**MATERIAL TO PROCESS**
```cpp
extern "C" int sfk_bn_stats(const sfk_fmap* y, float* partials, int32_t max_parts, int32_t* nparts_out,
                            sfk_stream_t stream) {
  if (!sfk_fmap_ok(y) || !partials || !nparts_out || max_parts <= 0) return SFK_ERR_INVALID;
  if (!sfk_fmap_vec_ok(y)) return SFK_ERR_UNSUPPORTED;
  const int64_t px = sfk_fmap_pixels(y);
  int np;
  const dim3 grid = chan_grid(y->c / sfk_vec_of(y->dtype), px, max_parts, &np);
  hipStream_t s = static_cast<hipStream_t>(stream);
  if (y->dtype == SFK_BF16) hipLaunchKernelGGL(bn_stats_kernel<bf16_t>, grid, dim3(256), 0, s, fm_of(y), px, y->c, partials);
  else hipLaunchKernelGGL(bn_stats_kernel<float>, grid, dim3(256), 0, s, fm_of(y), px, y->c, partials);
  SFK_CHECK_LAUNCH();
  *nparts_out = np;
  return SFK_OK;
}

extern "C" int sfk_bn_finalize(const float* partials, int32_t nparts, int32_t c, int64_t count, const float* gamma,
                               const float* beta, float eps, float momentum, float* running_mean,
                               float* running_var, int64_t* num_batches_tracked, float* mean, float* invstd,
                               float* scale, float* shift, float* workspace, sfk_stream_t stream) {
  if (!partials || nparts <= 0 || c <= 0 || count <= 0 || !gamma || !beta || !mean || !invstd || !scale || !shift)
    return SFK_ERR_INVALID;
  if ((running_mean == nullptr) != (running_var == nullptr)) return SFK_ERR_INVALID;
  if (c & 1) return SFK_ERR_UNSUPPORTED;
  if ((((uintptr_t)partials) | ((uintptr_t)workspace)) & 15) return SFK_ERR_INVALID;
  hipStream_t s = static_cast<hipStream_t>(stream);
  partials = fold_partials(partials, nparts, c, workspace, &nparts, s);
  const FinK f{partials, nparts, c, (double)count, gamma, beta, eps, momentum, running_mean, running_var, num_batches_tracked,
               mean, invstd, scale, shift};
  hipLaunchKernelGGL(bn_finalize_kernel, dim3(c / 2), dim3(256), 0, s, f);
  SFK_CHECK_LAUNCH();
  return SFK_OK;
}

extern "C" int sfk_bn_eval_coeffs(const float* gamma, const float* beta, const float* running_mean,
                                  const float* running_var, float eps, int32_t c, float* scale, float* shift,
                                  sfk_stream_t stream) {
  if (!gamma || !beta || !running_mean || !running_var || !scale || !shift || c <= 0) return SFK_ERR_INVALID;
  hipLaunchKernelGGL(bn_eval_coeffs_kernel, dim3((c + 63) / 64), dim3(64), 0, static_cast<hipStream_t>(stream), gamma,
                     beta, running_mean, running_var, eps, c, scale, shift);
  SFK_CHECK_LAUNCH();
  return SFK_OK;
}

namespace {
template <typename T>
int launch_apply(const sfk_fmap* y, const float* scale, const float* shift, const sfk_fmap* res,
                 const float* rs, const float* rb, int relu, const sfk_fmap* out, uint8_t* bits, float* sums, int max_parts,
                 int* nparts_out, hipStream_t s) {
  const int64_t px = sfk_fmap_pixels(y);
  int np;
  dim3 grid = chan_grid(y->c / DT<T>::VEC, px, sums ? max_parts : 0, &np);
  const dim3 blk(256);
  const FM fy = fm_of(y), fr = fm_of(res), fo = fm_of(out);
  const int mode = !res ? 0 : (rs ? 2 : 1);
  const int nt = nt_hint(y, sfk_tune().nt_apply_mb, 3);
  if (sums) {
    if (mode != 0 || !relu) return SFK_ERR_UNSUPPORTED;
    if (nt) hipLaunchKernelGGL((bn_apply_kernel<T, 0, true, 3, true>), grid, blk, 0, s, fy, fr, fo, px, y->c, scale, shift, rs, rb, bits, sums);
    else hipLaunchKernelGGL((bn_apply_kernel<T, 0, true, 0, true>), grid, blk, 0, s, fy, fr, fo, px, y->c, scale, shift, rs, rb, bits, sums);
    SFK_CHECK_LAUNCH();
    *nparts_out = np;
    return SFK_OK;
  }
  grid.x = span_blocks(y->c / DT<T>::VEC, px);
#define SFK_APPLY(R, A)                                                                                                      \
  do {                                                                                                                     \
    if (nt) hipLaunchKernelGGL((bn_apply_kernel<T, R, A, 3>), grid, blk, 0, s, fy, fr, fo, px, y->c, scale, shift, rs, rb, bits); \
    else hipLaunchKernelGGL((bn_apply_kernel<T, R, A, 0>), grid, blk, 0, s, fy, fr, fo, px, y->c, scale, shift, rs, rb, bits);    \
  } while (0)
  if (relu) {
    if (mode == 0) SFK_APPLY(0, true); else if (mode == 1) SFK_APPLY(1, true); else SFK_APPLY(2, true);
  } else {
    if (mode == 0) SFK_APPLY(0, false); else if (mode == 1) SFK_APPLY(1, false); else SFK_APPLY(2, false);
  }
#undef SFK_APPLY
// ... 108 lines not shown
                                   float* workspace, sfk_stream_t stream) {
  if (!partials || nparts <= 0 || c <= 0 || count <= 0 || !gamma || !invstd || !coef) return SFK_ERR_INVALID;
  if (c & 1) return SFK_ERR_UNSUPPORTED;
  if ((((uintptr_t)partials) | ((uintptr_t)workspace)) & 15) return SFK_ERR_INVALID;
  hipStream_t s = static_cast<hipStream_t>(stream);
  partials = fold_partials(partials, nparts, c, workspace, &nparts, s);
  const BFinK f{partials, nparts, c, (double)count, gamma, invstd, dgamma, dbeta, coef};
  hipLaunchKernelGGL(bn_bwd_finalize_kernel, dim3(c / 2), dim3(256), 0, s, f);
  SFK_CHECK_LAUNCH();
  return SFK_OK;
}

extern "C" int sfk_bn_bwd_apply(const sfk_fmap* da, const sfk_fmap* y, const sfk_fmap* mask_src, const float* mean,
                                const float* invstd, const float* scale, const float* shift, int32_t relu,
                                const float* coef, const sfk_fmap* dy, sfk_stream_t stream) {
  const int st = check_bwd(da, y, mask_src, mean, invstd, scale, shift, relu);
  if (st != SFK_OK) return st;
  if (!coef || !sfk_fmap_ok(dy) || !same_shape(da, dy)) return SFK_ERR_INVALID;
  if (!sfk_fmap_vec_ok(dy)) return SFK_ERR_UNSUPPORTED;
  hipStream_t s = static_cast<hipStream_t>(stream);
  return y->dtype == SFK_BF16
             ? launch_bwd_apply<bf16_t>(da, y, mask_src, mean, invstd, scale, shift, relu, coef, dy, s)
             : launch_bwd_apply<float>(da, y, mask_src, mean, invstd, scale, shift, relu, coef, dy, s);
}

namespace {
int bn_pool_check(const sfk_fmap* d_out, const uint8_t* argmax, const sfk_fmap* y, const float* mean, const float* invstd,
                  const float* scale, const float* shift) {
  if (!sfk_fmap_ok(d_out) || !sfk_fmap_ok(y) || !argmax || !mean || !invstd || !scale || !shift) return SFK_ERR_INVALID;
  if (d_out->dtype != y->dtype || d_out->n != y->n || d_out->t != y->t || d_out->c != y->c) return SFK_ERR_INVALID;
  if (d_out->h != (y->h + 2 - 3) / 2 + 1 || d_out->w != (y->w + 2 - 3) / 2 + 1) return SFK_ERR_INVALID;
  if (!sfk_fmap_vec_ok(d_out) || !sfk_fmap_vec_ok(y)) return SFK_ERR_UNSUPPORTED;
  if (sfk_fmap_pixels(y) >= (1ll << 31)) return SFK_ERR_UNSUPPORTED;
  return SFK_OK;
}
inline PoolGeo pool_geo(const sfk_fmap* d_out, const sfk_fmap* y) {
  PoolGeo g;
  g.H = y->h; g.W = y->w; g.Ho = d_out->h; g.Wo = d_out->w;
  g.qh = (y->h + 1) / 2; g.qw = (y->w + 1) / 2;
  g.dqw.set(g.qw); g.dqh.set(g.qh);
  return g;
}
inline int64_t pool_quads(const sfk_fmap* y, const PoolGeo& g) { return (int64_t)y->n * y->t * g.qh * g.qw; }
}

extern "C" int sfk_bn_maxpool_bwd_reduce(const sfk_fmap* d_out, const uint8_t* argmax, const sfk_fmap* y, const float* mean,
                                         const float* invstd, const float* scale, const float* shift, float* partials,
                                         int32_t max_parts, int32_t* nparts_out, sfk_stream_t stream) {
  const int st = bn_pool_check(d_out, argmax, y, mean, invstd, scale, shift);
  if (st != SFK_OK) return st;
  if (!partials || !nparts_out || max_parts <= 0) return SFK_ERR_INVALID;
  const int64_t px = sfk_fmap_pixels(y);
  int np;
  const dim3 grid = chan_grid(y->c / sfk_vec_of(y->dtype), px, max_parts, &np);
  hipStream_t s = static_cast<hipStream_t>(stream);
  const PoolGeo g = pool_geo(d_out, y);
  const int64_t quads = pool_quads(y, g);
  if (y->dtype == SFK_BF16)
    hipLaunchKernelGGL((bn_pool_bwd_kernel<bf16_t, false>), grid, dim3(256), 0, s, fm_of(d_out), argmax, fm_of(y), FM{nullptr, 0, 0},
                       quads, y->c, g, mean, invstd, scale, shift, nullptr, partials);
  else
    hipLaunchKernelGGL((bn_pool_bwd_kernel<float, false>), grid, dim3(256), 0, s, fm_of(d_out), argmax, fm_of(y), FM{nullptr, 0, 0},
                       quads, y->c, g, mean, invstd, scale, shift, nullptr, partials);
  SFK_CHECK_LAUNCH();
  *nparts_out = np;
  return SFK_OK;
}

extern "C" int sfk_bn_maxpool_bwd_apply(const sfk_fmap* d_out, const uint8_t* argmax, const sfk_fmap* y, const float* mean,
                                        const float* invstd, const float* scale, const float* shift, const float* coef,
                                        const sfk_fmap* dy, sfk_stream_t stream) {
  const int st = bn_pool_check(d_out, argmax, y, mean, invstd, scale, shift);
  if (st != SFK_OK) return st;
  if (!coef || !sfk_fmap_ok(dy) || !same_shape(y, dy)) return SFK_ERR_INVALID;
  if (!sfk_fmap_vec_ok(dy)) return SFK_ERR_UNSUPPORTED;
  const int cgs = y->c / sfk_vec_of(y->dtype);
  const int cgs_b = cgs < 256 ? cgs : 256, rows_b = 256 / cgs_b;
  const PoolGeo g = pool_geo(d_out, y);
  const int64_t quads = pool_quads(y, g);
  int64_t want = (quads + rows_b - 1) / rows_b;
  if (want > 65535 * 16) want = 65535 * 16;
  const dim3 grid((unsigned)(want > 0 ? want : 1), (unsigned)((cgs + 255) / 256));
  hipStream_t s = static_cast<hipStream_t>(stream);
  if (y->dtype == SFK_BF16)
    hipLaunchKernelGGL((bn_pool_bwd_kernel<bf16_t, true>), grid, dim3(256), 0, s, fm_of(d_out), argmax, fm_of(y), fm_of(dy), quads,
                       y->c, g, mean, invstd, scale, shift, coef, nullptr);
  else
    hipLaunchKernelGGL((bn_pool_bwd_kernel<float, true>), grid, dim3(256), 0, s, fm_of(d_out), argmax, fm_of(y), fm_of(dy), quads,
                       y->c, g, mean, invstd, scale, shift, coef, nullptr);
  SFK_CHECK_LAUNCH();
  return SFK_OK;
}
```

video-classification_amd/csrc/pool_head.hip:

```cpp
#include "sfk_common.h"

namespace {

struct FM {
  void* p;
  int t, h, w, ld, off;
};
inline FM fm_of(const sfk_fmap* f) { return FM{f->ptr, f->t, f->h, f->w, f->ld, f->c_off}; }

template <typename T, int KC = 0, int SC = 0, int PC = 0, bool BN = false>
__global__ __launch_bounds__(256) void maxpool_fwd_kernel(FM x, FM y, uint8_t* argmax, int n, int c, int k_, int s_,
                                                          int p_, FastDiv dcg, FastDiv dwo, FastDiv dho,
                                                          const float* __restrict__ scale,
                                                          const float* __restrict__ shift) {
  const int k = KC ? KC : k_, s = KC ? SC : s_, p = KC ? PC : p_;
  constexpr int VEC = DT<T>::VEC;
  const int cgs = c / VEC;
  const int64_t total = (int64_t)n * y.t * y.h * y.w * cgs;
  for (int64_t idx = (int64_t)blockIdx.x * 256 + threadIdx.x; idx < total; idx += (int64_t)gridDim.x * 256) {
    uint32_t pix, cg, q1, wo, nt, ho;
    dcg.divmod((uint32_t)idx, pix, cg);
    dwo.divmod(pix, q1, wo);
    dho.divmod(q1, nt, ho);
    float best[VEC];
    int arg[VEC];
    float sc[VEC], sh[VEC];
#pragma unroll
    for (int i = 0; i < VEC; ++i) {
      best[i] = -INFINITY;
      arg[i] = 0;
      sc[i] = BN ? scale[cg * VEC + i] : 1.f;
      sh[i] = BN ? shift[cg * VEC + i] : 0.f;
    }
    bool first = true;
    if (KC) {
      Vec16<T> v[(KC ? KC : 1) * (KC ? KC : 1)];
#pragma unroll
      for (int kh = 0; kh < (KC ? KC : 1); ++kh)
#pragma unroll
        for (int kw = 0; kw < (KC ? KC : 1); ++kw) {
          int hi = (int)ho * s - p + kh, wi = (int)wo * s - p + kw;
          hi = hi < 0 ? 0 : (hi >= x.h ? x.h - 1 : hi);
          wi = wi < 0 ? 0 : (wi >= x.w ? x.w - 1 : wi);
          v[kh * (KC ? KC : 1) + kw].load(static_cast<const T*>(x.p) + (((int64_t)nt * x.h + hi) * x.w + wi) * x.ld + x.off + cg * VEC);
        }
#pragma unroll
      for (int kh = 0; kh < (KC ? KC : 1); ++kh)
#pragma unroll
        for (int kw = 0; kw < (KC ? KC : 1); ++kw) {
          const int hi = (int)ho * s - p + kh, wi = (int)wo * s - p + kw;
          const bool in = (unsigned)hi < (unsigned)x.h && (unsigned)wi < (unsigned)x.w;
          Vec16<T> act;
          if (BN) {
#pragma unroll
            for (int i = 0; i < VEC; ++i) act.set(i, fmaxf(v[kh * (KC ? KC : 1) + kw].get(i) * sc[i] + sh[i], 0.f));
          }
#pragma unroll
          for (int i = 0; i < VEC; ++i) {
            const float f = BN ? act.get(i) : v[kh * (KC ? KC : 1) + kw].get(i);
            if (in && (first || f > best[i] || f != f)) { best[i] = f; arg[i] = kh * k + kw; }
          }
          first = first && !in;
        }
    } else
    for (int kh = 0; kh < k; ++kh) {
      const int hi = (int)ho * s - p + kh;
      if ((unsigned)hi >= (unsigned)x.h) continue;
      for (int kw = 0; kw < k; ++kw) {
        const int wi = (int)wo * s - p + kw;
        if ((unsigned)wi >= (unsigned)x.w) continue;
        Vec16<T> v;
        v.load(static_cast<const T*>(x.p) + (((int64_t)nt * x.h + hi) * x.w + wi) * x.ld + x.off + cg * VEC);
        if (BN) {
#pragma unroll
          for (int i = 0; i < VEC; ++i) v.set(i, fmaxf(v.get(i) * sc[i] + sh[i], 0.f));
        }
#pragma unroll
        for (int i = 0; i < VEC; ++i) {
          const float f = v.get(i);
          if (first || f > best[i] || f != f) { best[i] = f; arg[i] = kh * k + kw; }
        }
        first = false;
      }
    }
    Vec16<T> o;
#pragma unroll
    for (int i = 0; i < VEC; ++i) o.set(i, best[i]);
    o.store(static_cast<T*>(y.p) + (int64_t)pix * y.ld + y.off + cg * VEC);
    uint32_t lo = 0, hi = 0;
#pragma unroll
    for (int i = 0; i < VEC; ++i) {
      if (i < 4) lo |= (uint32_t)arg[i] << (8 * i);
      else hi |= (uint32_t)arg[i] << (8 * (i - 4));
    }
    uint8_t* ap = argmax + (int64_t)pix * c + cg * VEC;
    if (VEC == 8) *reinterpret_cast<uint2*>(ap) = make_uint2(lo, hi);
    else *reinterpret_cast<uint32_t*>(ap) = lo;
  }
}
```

**YOUR OBJECTIVE**
Show, from the entries above, every line that includes the string "inline".

**EXERCISE SOLUTION**
inline PoolGeo pool_geo(const sfk_fmap* d_out, const sfk_fmap* y) {
inline int64_t pool_quads(const sfk_fmap* y, const PoolGeo& g) { return (int64_t)y->n * y->t * g.qh * g.qw; }
inline FM fm_of(const sfk_fmap* f) { return FM{f->ptr, f->t, f->h, f->w, f->ld, f->c_off}; }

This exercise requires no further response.